• Goal of the exercise: If a line in the data has the string "break", please show it.

• Material to process:
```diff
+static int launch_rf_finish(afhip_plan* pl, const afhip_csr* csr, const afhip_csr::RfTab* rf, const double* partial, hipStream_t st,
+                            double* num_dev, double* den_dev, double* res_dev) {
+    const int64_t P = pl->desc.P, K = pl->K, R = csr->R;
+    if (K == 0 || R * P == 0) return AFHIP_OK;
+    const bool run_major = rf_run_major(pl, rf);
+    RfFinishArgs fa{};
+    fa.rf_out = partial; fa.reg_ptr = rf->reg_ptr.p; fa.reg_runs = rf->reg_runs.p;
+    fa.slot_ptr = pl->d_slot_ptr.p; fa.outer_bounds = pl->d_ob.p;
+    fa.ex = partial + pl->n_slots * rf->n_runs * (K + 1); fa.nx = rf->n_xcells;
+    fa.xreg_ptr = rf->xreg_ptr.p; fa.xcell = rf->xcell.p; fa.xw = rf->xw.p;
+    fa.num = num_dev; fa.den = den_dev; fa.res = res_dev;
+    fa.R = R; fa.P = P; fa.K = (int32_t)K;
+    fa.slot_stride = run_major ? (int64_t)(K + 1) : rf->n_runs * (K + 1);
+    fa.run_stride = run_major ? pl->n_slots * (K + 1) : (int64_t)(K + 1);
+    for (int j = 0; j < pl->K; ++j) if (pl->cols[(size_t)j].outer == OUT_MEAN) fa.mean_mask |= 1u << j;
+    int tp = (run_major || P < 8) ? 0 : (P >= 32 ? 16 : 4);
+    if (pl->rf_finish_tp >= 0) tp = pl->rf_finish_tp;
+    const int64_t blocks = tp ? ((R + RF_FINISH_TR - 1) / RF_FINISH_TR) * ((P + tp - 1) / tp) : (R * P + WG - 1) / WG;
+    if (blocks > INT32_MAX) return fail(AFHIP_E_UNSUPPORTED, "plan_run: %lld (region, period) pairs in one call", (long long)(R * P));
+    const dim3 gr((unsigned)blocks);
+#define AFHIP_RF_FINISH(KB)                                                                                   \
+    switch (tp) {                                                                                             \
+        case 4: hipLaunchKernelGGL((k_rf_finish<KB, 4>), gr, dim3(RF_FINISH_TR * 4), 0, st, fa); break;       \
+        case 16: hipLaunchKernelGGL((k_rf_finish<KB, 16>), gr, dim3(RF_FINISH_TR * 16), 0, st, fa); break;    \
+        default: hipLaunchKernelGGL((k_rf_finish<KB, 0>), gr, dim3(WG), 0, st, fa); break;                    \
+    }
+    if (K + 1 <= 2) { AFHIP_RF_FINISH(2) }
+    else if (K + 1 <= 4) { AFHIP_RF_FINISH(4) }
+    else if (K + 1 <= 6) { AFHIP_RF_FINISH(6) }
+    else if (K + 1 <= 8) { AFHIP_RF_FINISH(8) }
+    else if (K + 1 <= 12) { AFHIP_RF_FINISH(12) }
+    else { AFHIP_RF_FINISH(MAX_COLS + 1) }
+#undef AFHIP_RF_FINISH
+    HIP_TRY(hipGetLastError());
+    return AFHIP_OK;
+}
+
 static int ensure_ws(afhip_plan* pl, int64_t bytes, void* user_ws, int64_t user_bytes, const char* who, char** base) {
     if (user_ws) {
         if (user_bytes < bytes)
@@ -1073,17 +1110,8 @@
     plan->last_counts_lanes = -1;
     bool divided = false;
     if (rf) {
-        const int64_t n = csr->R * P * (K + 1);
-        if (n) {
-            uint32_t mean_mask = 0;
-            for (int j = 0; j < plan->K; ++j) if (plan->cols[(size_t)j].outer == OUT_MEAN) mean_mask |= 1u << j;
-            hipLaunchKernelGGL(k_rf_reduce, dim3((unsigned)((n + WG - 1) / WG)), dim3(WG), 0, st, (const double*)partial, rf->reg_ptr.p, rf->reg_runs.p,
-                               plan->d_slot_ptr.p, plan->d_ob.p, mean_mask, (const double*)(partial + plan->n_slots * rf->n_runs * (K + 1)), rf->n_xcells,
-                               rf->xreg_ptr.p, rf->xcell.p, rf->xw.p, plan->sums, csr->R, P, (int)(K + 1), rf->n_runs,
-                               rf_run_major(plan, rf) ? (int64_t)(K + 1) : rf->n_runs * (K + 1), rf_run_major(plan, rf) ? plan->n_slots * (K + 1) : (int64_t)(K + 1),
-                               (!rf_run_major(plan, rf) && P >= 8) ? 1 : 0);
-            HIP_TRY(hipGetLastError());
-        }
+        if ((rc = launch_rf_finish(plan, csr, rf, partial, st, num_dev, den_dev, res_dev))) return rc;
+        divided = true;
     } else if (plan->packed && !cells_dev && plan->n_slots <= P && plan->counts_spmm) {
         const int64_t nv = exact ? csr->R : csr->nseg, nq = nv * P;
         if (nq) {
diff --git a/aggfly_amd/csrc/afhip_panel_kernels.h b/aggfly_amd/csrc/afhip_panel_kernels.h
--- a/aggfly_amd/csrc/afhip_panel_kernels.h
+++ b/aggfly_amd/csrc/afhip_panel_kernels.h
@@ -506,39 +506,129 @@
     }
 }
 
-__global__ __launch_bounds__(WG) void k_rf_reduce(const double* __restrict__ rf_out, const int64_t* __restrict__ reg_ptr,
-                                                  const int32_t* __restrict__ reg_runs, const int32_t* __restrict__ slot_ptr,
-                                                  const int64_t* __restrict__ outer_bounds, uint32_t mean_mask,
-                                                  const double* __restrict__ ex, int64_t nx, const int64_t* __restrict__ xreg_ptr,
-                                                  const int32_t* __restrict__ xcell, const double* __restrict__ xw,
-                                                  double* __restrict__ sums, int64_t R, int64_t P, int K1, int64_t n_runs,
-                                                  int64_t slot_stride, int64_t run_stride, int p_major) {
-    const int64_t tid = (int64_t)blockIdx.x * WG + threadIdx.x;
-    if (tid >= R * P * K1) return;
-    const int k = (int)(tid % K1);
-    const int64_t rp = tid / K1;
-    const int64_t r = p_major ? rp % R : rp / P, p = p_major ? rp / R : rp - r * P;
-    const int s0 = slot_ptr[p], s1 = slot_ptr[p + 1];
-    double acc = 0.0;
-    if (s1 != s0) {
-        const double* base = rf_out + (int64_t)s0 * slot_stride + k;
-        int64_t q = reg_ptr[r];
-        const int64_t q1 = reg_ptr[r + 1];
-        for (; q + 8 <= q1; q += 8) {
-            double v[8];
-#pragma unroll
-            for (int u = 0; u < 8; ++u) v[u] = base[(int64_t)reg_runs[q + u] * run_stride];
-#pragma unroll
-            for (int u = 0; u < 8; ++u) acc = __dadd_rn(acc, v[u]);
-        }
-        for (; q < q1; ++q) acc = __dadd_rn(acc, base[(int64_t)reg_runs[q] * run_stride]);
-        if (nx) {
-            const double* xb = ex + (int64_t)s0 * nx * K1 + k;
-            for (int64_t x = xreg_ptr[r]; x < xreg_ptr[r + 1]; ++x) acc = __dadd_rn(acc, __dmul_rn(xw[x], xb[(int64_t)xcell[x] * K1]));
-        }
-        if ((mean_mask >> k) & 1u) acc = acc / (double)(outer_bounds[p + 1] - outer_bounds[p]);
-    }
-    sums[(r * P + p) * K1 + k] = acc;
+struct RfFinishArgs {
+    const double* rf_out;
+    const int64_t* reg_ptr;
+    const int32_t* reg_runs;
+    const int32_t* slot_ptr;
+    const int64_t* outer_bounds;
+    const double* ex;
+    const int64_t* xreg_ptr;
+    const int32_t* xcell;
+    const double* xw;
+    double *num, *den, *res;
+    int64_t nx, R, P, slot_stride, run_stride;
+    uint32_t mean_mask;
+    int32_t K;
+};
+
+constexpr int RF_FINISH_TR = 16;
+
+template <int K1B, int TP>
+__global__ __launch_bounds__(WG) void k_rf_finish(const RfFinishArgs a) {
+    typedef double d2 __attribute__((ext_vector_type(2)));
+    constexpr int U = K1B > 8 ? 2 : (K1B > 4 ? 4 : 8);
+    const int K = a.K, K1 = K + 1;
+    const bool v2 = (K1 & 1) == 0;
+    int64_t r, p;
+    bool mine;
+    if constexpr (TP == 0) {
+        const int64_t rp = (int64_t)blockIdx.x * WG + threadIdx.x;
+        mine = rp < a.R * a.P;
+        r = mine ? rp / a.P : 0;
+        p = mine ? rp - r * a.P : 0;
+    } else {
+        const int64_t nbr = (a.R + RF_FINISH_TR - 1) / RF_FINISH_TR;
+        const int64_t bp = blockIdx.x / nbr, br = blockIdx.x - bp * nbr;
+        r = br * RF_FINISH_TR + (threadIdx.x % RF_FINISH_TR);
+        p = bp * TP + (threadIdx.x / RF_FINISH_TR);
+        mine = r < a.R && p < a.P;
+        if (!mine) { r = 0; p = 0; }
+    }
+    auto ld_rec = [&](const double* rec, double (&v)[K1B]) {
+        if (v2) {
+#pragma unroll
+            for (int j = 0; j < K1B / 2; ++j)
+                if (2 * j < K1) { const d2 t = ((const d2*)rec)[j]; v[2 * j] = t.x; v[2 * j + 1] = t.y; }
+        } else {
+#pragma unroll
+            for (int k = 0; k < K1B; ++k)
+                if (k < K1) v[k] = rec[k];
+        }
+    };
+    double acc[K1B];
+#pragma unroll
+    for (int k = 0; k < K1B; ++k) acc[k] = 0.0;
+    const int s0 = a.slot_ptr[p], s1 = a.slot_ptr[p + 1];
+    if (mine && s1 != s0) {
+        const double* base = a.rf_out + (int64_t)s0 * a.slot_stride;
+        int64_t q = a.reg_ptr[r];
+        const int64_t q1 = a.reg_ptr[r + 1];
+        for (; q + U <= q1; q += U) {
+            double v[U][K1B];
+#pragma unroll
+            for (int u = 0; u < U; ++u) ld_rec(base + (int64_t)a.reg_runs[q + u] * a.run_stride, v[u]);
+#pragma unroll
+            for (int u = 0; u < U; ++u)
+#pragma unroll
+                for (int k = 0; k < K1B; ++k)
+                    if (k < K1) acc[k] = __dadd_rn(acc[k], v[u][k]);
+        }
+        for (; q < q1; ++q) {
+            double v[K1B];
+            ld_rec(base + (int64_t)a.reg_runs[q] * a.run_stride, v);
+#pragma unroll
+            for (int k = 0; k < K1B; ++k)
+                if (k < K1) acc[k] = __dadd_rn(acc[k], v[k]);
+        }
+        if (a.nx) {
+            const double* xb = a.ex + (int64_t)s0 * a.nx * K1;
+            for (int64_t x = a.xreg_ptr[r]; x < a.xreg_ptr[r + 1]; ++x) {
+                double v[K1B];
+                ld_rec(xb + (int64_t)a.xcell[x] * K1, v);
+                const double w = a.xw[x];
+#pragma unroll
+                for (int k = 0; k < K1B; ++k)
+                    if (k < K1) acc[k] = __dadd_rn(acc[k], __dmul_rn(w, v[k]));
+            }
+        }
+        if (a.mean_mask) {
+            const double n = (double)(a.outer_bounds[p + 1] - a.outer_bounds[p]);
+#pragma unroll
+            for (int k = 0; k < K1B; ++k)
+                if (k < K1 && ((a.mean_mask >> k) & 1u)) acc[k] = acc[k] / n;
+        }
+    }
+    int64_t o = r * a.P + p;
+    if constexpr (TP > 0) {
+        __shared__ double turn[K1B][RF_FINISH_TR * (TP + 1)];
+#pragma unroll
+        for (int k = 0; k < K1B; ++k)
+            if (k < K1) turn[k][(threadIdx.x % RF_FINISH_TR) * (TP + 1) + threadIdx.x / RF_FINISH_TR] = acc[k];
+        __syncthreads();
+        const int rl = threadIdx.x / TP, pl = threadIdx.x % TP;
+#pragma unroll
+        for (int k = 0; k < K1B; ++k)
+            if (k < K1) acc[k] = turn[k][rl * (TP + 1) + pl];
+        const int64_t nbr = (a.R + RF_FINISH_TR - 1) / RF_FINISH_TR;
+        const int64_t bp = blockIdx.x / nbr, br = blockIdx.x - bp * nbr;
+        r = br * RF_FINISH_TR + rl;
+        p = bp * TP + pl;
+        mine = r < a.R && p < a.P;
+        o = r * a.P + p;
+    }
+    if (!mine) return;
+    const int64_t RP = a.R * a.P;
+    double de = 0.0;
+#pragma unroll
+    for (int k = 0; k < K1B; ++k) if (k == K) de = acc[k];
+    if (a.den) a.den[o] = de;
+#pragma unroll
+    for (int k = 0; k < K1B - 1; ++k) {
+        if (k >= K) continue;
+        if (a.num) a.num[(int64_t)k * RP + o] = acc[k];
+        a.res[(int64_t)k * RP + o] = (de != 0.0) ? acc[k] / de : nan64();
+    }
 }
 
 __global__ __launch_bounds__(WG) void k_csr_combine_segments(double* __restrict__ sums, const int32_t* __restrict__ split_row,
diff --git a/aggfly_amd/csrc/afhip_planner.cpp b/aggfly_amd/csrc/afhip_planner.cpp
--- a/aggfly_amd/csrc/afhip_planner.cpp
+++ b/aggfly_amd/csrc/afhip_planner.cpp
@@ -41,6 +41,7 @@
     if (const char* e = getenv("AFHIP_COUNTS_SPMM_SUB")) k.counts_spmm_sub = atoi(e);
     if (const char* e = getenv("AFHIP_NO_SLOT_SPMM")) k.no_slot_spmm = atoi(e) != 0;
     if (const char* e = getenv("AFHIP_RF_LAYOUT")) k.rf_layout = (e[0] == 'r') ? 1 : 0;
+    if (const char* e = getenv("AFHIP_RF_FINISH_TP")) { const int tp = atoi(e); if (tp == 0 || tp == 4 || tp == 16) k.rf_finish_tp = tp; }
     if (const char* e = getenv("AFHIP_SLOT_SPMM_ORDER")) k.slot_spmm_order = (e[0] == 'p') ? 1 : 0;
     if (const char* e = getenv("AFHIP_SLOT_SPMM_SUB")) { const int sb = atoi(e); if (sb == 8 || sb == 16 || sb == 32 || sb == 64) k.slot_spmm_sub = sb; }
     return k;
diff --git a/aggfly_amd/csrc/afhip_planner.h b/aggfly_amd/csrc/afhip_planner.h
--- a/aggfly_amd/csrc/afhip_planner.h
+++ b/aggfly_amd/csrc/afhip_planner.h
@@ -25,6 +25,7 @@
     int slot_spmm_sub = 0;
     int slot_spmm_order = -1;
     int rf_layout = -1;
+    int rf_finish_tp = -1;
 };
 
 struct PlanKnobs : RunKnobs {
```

• Answer:
+        case 4: hipLaunchKernelGGL((k_rf_finish<KB, 4>), gr, dim3(RF_FINISH_TR * 4), 0, st, fa); break;       \
+        case 16: hipLaunchKernelGGL((k_rf_finish<KB, 16>), gr, dim3(RF_FINISH_TR * 16), 0, st, fa); break;    \
+        default: hipLaunchKernelGGL((k_rf_finish<KB, 0>), gr, dim3(WG), 0, st, fa); break;                    \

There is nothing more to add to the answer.